The poem is best not read literally. Despite its description of the women (descriptio), the line “by all accounts, as someone told me” indicates that the poetic voice hasn’t actually seen the woman. Fein’s introduction to the poem declares, “Its distinctive feature is hyperbole.” The poem is also a travesty of the pretenses of courtly love. Ransom (1985) p. 56. In deifying an ordinary flesh-and-blood woman of Ribbesdale, it’s “a superb example of medieval irony.” Jauss (1983) p. 293. The woman of Ribbesdale is like Eve, the flesh-and-blood woman made from Adam’s rib. She isn’t like the extraordinary Mary, the first and preeminent Christian disciple.
[2] “Musa iocosa veni, mihi carmina suggere vati,” ll. 1-6, Latin text from Dronke (1965) vol. 2, pp. 450-1, my English translation, benefiting from that of id. pp. 452-3. Subsequent quotes above provide the rest of the poem and are similarly sourced. Dronke’s translation seems to me to bring out courtliness and obscure earthiness. Dronke dated the poem to the twelfth century. Id. p. 450. The poem has survived in Bodleian Library (Oxford), MS. Codices Latinos et miscellaneos Laudianos complectens 25, folio 3r.
Descriptions of feminine beauty in medieval literature had a rigid structure of description proceeding from the top of the head downward. Ziolkowski observed:
already by the end of the twelfth century rhetoricians were issuing explicit statements on how passe the tableaux of beautiful women had become.
Ziolkowski (1984) p. 4. Medieval literature also developed descriptions of ugly women and men. For a review, id.
[3] A notable exception is the J. Geils Band’s hit song “Centerfold,” released in 1981. The revelatory verse:
Years go by I’m lookin’ through
A girly magazine
And there’s my homeroom angel
On the pages in between
Compared to the medieval Latin poem “Musa iocosa veni, mihi carmina suggere vati,” “Centerfold” is a rather crude song. It’s less humane and lacks a truly critical perspective on dominant gynocentric culture.
[image] Caricature of medieval descriptions of feminine beauty. Illustration (across from p. 25) in The extravagant shepherd, or, The history of the shepherd Lysis: an anti-romance. London: Printed by T. Newcomb for Thomas Heath, 1654. That book is an English translation of the French book Berger Extravagant by Charles Sorel. Image *FC6.So683.Eg653da, Houghton Library, Harvard University, with added slight cropping and increase in color contrast. Image via Wikimedia Commons.
References:
Dronke, Peter. 1965. Medieval Latin and the rise of European love-lyric. Oxford: Clarendon Press.

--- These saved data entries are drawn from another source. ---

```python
# ... 81 lines not shown
            ld = 0 if out.dim() < 2 or out.stride(0) == out.shape[1] else out.stride(0)
            rc = L.load().smx_mlp3_forward_rows_f32(ctypes.byref(net.desc), L.ptr(x), x.shape[0], L.ptr(h1), L.ptr(h2),
                                                    L.ptr(out), act, ld, L.ptr(pack), pack.numel() * 4, L.ptr(stop), self._st())
            if rc != L.SMX_E_UNSUPPORTED:
                L.check(rc, 'smx_mlp3_forward_rows_f32')
                return
        L.call('smx_mlp3_forward_f32', ctypes.byref(net.desc), L.ptr(x), x.shape[0], L.ptr(h1),
               L.ptr(h2), L.ptr(out), act, L.ptr(stop), self._st())

    def _jobs(self, jobs):
        arr = (L.Mlp3Job * len(jobs))()
        for k, j in enumerate(jobs):
            g = lambda name: L.ptr(j.get(name)) if j.get(name) is not None else None
            arr[k].net = ctypes.pointer(j['net'].desc)
            arr[k].x = g('x')
            arr[k].rows = j['x'].shape[0]
            arr[k].h1, arr[k].h2, arr[k].out = g('h1'), g('h2'), g('out')
            arr[k].out_act = int(j.get('act', 0))
            out = j.get('out')
            arr[k].out_ld = 0 if out is None or out.dim() < 2 or out.stride(0) == out.shape[1] \
                else out.stride(0)
            arr[k].dz3, arr[k].dz2, arr[k].dz1 = g('dz3'), g('dz2'), g('dz1')
            arr[k].grads, arr[k].sumsq_partials = g('grads'), g('sumsq')
            arr[k].stop_flag = g('stop')
            arr[k].h1T, arr[k].h2T, arr[k].xT = g('h1T'), g('h2T'), g('xT')
            arr[k].dz3T, arr[k].dz2T, arr[k].dz1T = g('dz3T'), g('dz2T'), g('dz1T')
            tv = j.get('h1T')
            arr[k].ldT = 0 if tv is None else (tv.stride(0) if tv.shape[0] > 1 else tv.shape[1])
        return arr

    def mlp3_forward_multi(self, jobs):
        L.call('smx_mlp3_forward_multi_f32', self._jobs(jobs), len(jobs), self._st())

    def mlp3_backward_multi(self, jobs):
        L.call('smx_mlp3_backward_multi_f32', self._jobs(jobs), len(jobs), self._st())

    def mlp3_backward_partials(self, net):
        return self.lib.smx_mlp3_backward_partials(net.D, net.H1, net.H2, net.OUT)

    def mlp3_backward(self, net, x, h1, h2, dz3, dz2, dz1, grads, sumsq, stop=None, ws=None, packT=None, dx=None):
        if ws is not None and sumsq is None and packT is not None and x.shape[0] >= self.FUSED_ROWS_MIN and \
                dz2.is_contiguous() and dz1.is_contiguous() and (dx is None or dx.is_contiguous()):
            rc = L.load().smx_mlp3_backward_rows_f32(
                ctypes.byref(net.desc), L.ptr(x), L.ptr(h1), L.ptr(h2), L.ptr(dz3), x.shape[0], L.ptr(dz2), L.ptr(dz1),
                L.ptr(dx), L.ptr(grads), L.ptr(ws), ws.numel(), L.ptr(packT), packT.numel(), L.ptr(stop), self._st())
            if rc != L.SMX_E_UNSUPPORTED:
                L.check(rc, 'smx_mlp3_backward_rows_f32')
                return dx is not None
        if ws is not None and sumsq is None:
            L.call('smx_mlp3_backward_splitk_f32', ctypes.byref(net.desc), L.ptr(x), L.ptr(h1), L.ptr(h2),
                   L.ptr(dz3), x.shape[0], L.ptr(dz2), L.ptr(dz1), L.ptr(grads), L.ptr(ws), ws.numel(),
                   L.ptr(stop), self._st())
            return False
        L.call('smx_mlp3_backward_f32', ctypes.byref(net.desc), L.ptr(x), L.ptr(h1), L.ptr(h2),
               L.ptr(dz3), x.shape[0], L.ptr(dz2), L.ptr(dz1), L.ptr(grads), L.ptr(sumsq),
               L.ptr(stop), self._st())

    def mlp3_backward_ws_floats(self, net, rows):
        return int(self.lib.smx_mlp3_backward_ws_floats(net.D, net.H1, net.H2, net.OUT, int(rows)))

    def mlp3_dgrad_rows_ws_floats(self, net):
        return int(self.lib.smx_mlp3_dgrad_rows_ws_floats(net.D, net.H1, net.H2, net.OUT))

    def epoch_supported(self, *nets):
        ok = all(self.lib.smx_epoch_supported(n.D, n.H1, n.H2, n.OUT) for n in nets)
        return bool(ok and self.lib.smx_epoch_supported(max(n.D for n in nets), max(n.H1 for n in nets),
                                                        max(n.H2 for n in nets), max(n.OUT for n in nets)))

    def epoch_blocks(self, rows):
        return self.lib.smx_epoch_blocks(rows)

    def epoch_packed_numel(self, net):
        return self.lib.smx_epoch_packed_floats(net.D, net.H1, net.H2, net.OUT)

    def epoch_pack(self, items):
        arr = (L.EpochPack * len(items))()
        for k, (net, packed) in enumerate(items):
            arr[k].net = ctypes.pointer(net.desc)
            arr[k].packed = L.ptr(packed)
        L.call('smx_epoch_pack_f32', arr, len(items), self._st())

    def epoch_prepare(self, obs0, xn, xnT, xr, zmean=None, zstd=None, ref_filter=None, obs_next=None, xnext=None,
                      ref_log_var=None, ref_std=None, pack=(), zero_words=None):
        rows, D = obs0.shape
        a = L.EpochPrep()
        a.obs0, a.ld_obs0, a.rows, a.D = L.ptr(obs0), _row_stride(obs0, D), rows, D
        a.zmean, a.zstd = L.ptr(zmean), L.ptr(zstd)
        a.xn, a.xnT = L.ptr(xn), L.ptr(xnT)
        a.ldT = 0 if xnT is None else (xnT.stride(0) if xnT.shape[0] > 1 else xnT.shape[1])
        if ref_filter is not None:
            a.ref_sum, a.ref_sumsq, a.ref_count = L.ptr(ref_filter.running_sum), L.ptr(ref_filter.running_sumsq), \
                L.ptr(ref_filter.count)
            a.ref_eps, a.ref_filter = float(ref_filter.eps), 1
        a.xr = L.ptr(xr)
        if xnext is not None:
            a.obs_next, a.ld_next, a.xnext = L.ptr(obs_next), _row_stride(obs_next, D), L.ptr(xnext)
        if ref_std is not None:
            A = ref_std.shape[1]
            a.A, a.ref_log_var, a.ref_std, a.ld_ref = A, L.ptr(ref_log_var), L.ptr(ref_std), _row_stride(ref_std, A)
        if zero_words is not None:
            a.zero_words, a.n_zero = L.ptr(zero_words), zero_words.numel()
        a.n_pack = len(pack)
        for k, (net, packed) in enumerate(pack):
            a.pack[k].net = ctypes.pointer(net.desc)
            a.pack[k].packed = L.ptr(packed)
        L.call('smx_epoch_prepare_f32', ctypes.byref(a), self._st())

    _EPOCH_LOSS = {None: L.EPOCH_LOSS_NONE, 'policy': L.EPOCH_LOSS_POLICY, 'value': L.EPOCH_LOSS_VALUE,
                   'rhs_surr': L.EPOCH_RHS_SURR, 'rhs_kl': L.EPOCH_RHS_KL}

    def _epoch_jobs(self, jobs):
        arr = (L.EpochJob * len(jobs))()
        for k, j in enumerate(jobs):
            g = lambda name: L.ptr(j.get(name)) if j.get(name) is not None else None
            x = j['x']
            assert x.is_contiguous()
            arr[k].net = ctypes.pointer(j['net'].desc)
            arr[k].x, arr[k].rows = L.ptr(x), x.shape[0]
            arr[k].h1T, arr[k].h2T = g('h1T'), g('h2T')
            tv = j.get('h1T')
            arr[k].ldT = 0 if tv is None else (tv.stride(0) if tv.shape[0] > 1 else tv.shape[1])
            out = j.get('out')
            arr[k].out = g('out')
            arr[k].out_ld = 0 if out is None or out.dim() < 2 or out.stride(0) == out.shape[1] else out.stride(0)
            arr[k].out_act = int(j.get('act', 0))
            arr[k].loss = self._EPOCH_LOSS[j.get('loss')]
            arr[k].stop_flag = g('stop')
            arr[k].dz3, arr[k].dz3T, arr[k].dz2T, arr[k].dz1T = g('dz3'), g('dz3T'), g('dz2T'), g('dz1T')
            arr[k].packed = g('packed')
        return arr

    @staticmethod
    def _epoch_loss(loss):
        if loss is None:
            return None
        a = L.PpoLosses()
        g = lambda name: L.ptr(loss.get(name)) if loss.get(name) is not None else None
        a.mode = int(loss.get('mode', 0))
        if loss.get('log_var') is not None:
            A = loss['log_var'].numel()
            a.A, a.rows = A, int(loss['rows'])
            a.log_var, a.adv = g('log_var'), g('adv')
            if loss.get('actions') is not None:
                a.actions, a.ld_act = g('actions'), _row_stride(loss['actions'], A)
                a.behave, a.ld_beh = g('behave'), _row_stride(loss['behave'], 2 * A)
                a.ref, a.ld_ref = g('ref'), _row_stride(loss['ref'], 2 * A)
            a.g_surr, a.g_kl, a.row_partials = g('g_surr'), g('g_kl'), g('partials')
            a.check_stop, a.will_update = int(loss.get('check_stop', 0)), int(loss.get('will_update', 0))
            a.dlogvar, a.dlogvar_sumsq, a.stats = g('dlogvar'), g('dlogvar_sumsq'), g('stats')
        a.returns, a.v_dz3, a.v_partials = g('returns'), g('v_dz3'), g('v_partials')
        a.v_will_update = int(loss.get('v_will_update', 0))
        return ctypes.byref(a)

    def epoch_forward(self, jobs, loss=None, ctrl=None, n_total=0):
        L.call('smx_epoch_forward_f32', self._epoch_jobs(jobs), len(jobs), self._epoch_loss(loss),
               L.ptr(ctrl), int(n_total), self._st())

    def epoch_backward(self, jobs, loss, ctrl, n_total):
        L.call('smx_epoch_backward_f32', self._epoch_jobs(jobs), len(jobs), self._epoch_loss(loss),
               L.ptr(ctrl), int(n_total), self._st())

    def epoch_fwdbwd_supported(self, *nets):
        return bool(all(self.lib.smx_epoch_fwdbwd_supported(n.D, n.H1, n.H2, n.OUT) for n in nets) and
                    self.lib.smx_epoch_fwdbwd_supported(max(n.D for n in nets), max(n.H1 for n in nets),
                                                        max(n.H2 for n in nets), max(n.OUT for n in nets)))

    def epoch_fwdbwd(self, jobs, loss, ctrl, n_total, sync_word, kl_slots):
        L.call('smx_epoch_fwdbwd_f32', self._epoch_jobs(jobs), len(jobs), self._epoch_loss(loss),
               L.ptr(ctrl), int(n_total), L.ptr(sync_word), L.ptr(kl_slots), self._st())

    def layernorm_forward(self, x, gamma, beta, eps, y, mean=None, rstd=None):
        rows, F = x.shape
        L.call('smx_layernorm_forward_f32', L.ptr(x), x.stride(0), rows, F, L.ptr(gamma), L.ptr(beta), float(eps), L.ptr(y),
               y.stride(0), L.ptr(mean), L.ptr(rstd), self._st())

    def layernorm_backward_ws_floats(self, rows, F):
        return int(self.lib.smx_layernorm_backward_ws_floats(int(rows), int(F)))

    def layernorm_backward(self, dy, x, mean, rstd, gamma, dx, dgamma, dbeta, ws, relu_mask=False):
        rows, F = x.shape
        L.call('smx_layernorm_backward_f32', L.ptr(dy), dy.stride(0), L.ptr(x), x.stride(0), L.ptr(mean), L.ptr(rstd),
               L.ptr(gamma), rows, F, int(bool(relu_mask)), L.ptr(dx), dx.stride(0), L.ptr(dgamma), L.ptr(dbeta), L.ptr(ws),
               ws.numel(), self._st())

    def device_occupy(self, blocks, microseconds):
        L.call('smx_device_occupy', int(blocks), int(microseconds), self._st())

    def mlp3_wgrad_multi(self, jobs):
        L.call('smx_mlp3_wgrad_multi_f32', self._jobs(jobs), len(jobs), self._st())

    def gae(self, values, rewards, dones, gpow, lpow, gamma, gamma_H, B, N, H, adv, ret,
            values_tail=None):
        L.call('smx_windowed_gae_returns_f32', L.ptr(values), L.ptr(values_tail), L.ptr(rewards),
               L.ptr(dones),
               L.ptr(gpow), L.ptr(lpow), float(gamma), float(gamma_H), B, N, H, L.ptr(adv),
               L.ptr(ret), self._st())

    def gae_norm(self, values, rewards, dones, gpow, lpow, gamma, gamma_H, B, N, H, adv, ret, adv_mom, min_std, ticket,
                 values_tail=None):
        L.call('smx_windowed_gae_norm_f32', L.ptr(values), L.ptr(values_tail), L.ptr(rewards), L.ptr(dones),
               L.ptr(gpow), L.ptr(lpow), float(gamma), float(gamma_H), B, N, H, L.ptr(adv), L.ptr(ret), L.ptr(adv_mom),
               float(min_std), L.ptr(ticket), self._st())

    def reward_filter_partials(self):
        return int(self.lib.smx_reward_filter_partials())

    def reward_filter(self, rewards, scale, state, eps, out, partials, ticket, use_filter=True, update=True, sums=None):
        L.call('smx_reward_filter_f32', L.ptr(rewards), rewards.numel(), float(scale), int(use_filter), L.ptr(state),
               float(eps), int(update), L.ptr(out), L.ptr(sums), L.ptr(partials), L.ptr(ticket), self._st())

    def learn_epilogue(self, ret, ret_mom, log_var, out4, ticket, zfilter=None, x=None, count_rows=0, v_partials=None,
                       n_epochs=0, nblk=0, v_stats=None, stats_stride=0):
        a = L.LearnEpilogue()
        if zfilter is not None:
            rows, D = x.shape
            a.x, a.ldx, a.rows, a.D = L.ptr(x), _row_stride(x, D), rows, D
            a.running_sum, a.running_sumsq, a.count = L.ptr(zfilter.running_sum), L.ptr(zfilter.running_sumsq), \
                L.ptr(zfilter.count)
            a.count_rows = float(count_rows)
        a.A = log_var.numel()
        a.ret, a.n_ret, a.ret_moments = L.ptr(ret), ret.numel(), L.ptr(ret_mom)
        a.v_partials, a.n_epochs, a.nblk, a.v_stats, a.stats_stride = L.ptr(v_partials), n_epochs, nblk, L.ptr(v_stats), \
            stats_stride
        a.log_var, a.out4, a.ticket = L.ptr(log_var), L.ptr(out4), L.ptr(ticket)
        L.call('smx_ppo_learn_epilogue_f32', ctypes.byref(a), self._st())

    def moments(self, x, out):
        L.call('smx_moments_f32', L.ptr(x), x.numel(), L.ptr(out), self._st())

    def moments_merge(self, parts, out):
        L.call('smx_moments_merge_f32', L.ptr(parts), parts.numel() // 3, L.ptr(out), self._st())

    def adv_normalize(self, x, mom, min_std):
        L.call('smx_adv_normalize_f32', L.ptr(x), x.numel(), L.ptr(mom), float(min_std), self._st())

    def loss_blocks(self, rows):
        return self.lib.smx_ppo_loss_blocks(rows)

    def policy_loss(self, mode, mean, log_var, actions, behave, ref, adv, ctrl, g_surr, g_kl,
                    partials):
        rows, A = mean.shape
        L.call('smx_ppo_policy_loss_f32', mode, L.ptr(mean), L.ptr(log_var), L.ptr(actions),
               _row_stride(actions, A), L.ptr(behave), _row_stride(behave, 2 * A), L.ptr(ref),
               _row_stride(ref, 2 * A), L.ptr(adv), rows, A, L.ptr(ctrl), L.ptr(g_surr),
               L.ptr(g_kl), L.ptr(partials), self._st())

    def partials_fold(self, partials, nblk, out, ctrl=None):
        L.call('smx_ppo_partials_fold_f32', L.ptr(partials), int(nblk), partials.stride(0), L.ptr(out), out.shape[0],
               L.ptr(ctrl), self._st())

    def policy_finalize(self, mode, partials, nblk, g_surr, g_kl, log_var, n_total, ctrl,
                        check_stop, will_update, dz3, dlogvar, dlogvar_sumsq, stats, dz3_t=None):
        rows, A = g_surr.shape
        L.call('smx_ppo_loss_finalize_f32', mode, L.ptr(partials), nblk, L.ptr(g_surr),
               L.ptr(g_kl), L.ptr(log_var), rows, n_total, A, L.ptr(ctrl), int(check_stop),
               int(will_update), L.ptr(dz3), L.ptr(dz3_t),
               0 if dz3_t is None else dz3_t.stride(0), L.ptr(dlogvar), L.ptr(dlogvar_sumsq),
               L.ptr(stats), self._st())

    def _losses_args(self, mode, mean, log_var, actions, behave, ref, adv, g_surr, g_kl, partials,
                     check_stop, will_update, values, returns, v_dz3, v_partials, v_will_update):
        rows, A = mean.shape
        a = L.PpoLosses()
        a.mode, a.A, a.rows = mode, A, rows
        a.mean, a.log_var, a.adv = L.ptr(mean), L.ptr(log_var), L.ptr(adv)
        a.actions, a.ld_act = L.ptr(actions), _row_stride(actions, A)
        a.behave, a.ld_beh = L.ptr(behave), _row_stride(behave, 2 * A)
        a.ref, a.ld_ref = L.ptr(ref), _row_stride(ref, 2 * A)
        a.g_surr, a.g_kl, a.row_partials = L.ptr(g_surr), L.ptr(g_kl), L.ptr(partials)
        a.check_stop, a.will_update = int(check_stop), int(will_update)
        a.values, a.returns = L.ptr(values), L.ptr(returns)
        a.v_dz3, a.v_partials, a.v_will_update = L.ptr(v_dz3), L.ptr(v_partials), int(v_will_update)
        return a

    def epoch_losses(self, mode, mean, log_var, actions, behave, ref, adv, ctrl, g_surr, g_kl,
                     partials, check_stop, will_update, dz3, dlogvar, dlogvar_sumsq, stats, dz3_t=None,
                     values=None, returns=None, v_dz3=None, v_partials=None, v_will_update=True):
        a = self._losses_args(mode, mean, log_var, actions, behave, ref, adv, g_surr, g_kl, partials,
                              check_stop, will_update, values, returns, v_dz3, v_partials, v_will_update)
        a.dz3, a.dz3_t = L.ptr(dz3), L.ptr(dz3_t)
        a.ld_t = 0 if dz3_t is None else (dz3_t.stride(0) if dz3_t.shape[0] > 1 else dz3_t.shape[1])
        a.dlogvar, a.dlogvar_sumsq, a.stats = L.ptr(dlogvar), L.ptr(dlogvar_sumsq), L.ptr(stats)
        L.call('smx_ppo_epoch_losses_f32', ctypes.byref(a), L.ptr(ctrl), self._st())

    def epoch_losses_dp(self, mode, mean, log_var, actions, behave, ref, adv, ctrl, g_surr, g_kl,
                        partials, n_total, g_surr_t=None, g_kl_t=None, values=None, returns=None,
                        v_dz3=None, v_partials=None, v_will_update=True):
        a = self._losses_args(mode, mean, log_var, actions, behave, ref, adv, g_surr, g_kl, partials,
                              False, False, values, returns, v_dz3, v_partials, v_will_update)
        t = g_surr_t
        a.ld_t = 0 if t is None else (t.stride(0) if t.shape[0] > 1 else t.shape[1])
        L.call('smx_ppo_epoch_losses_dp_f32', ctypes.byref(a), int(n_total), L.ptr(g_surr_t),
               L.ptr(g_kl_t), L.ptr(ctrl), self._st())

    def epoch_combine(self, mode, partials, nblk, n_total, log_var, ctrl, check_stop, will_update,
                      stats, grads_a, grads_kl, n_mlp, sumsq_a, grads_c=None, sumsq_c=None):
        a = L.PpoCombine()
        a.mode, a.A, a.nblk, a.n_total = mode, log_var.numel(), nblk, int(n_total)
        a.row_partials, a.log_var, a.stats = L.ptr(partials), L.ptr(log_var), L.ptr(stats)
        a.check_stop, a.will_update = int(check_stop), int(will_update)
        a.grads_a, a.grads_kl = L.ptr(grads_a), L.ptr(grads_kl)
        a.n_mlp, a.n_a, a.sumsq_a = int(n_mlp), grads_a.numel(), L.ptr(sumsq_a)
        a.grads_c, a.sumsq_c = L.ptr(grads_c), L.ptr(sumsq_c)
        a.n_c = 0 if grads_c is None else grads_c.numel()
        L.call('smx_ppo_epoch_combine_f32', ctypes.byref(a), L.ptr(ctrl), self._st())

    def final_stats(self, log_var, zfilter, out4):
        zf = zfilter
        L.call('smx_ppo_final_stats_f32', L.ptr(log_var), log_var.numel(),
               L.ptr(zf.running_sum) if zf is not None else None,
               L.ptr(zf.running_sumsq) if zf is not None else None,
               L.ptr(zf.count) if zf is not None else None,
               zf.running_sum.numel() if zf is not None else 0, L.ptr(out4), self._st())

    def value_loss_blocks(self, rows):
        return self.lib.smx_value_loss_blocks(rows)

    def value_loss(self, values, returns, n_total, dz3, partials, ctrl, will_update):
        L.call('smx_value_loss_f32', L.ptr(values), L.ptr(returns), values.numel(), n_total,
               L.ptr(dz3), L.ptr(partials), L.ptr(ctrl), int(will_update), self._st())
# ... 696 lines not shown
```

Fein, Susanna Greer, ed. and trans. 2014. “Most I ryden by Rybbesdale.” The Complete Harley 2253 Manuscript, Volume 2, Art. 34 (Booklet 5).
Jauss, David. 1983. “The ironic use of medieval poetic conventions in ‘The Fair Maid of Ribblesdale.’” Neophilologus. 67 (2): 293-304.
Ransom, Daniel R. 1985. Poets at play: irony and parody in the Harley lyrics. Norman, Okla: Pilgrim Books.
Ziolkowski, Jan M. 1984. “Avatars of Ugliness in Medieval Literature.” The Modern Language Review. 79 (1): 1-20.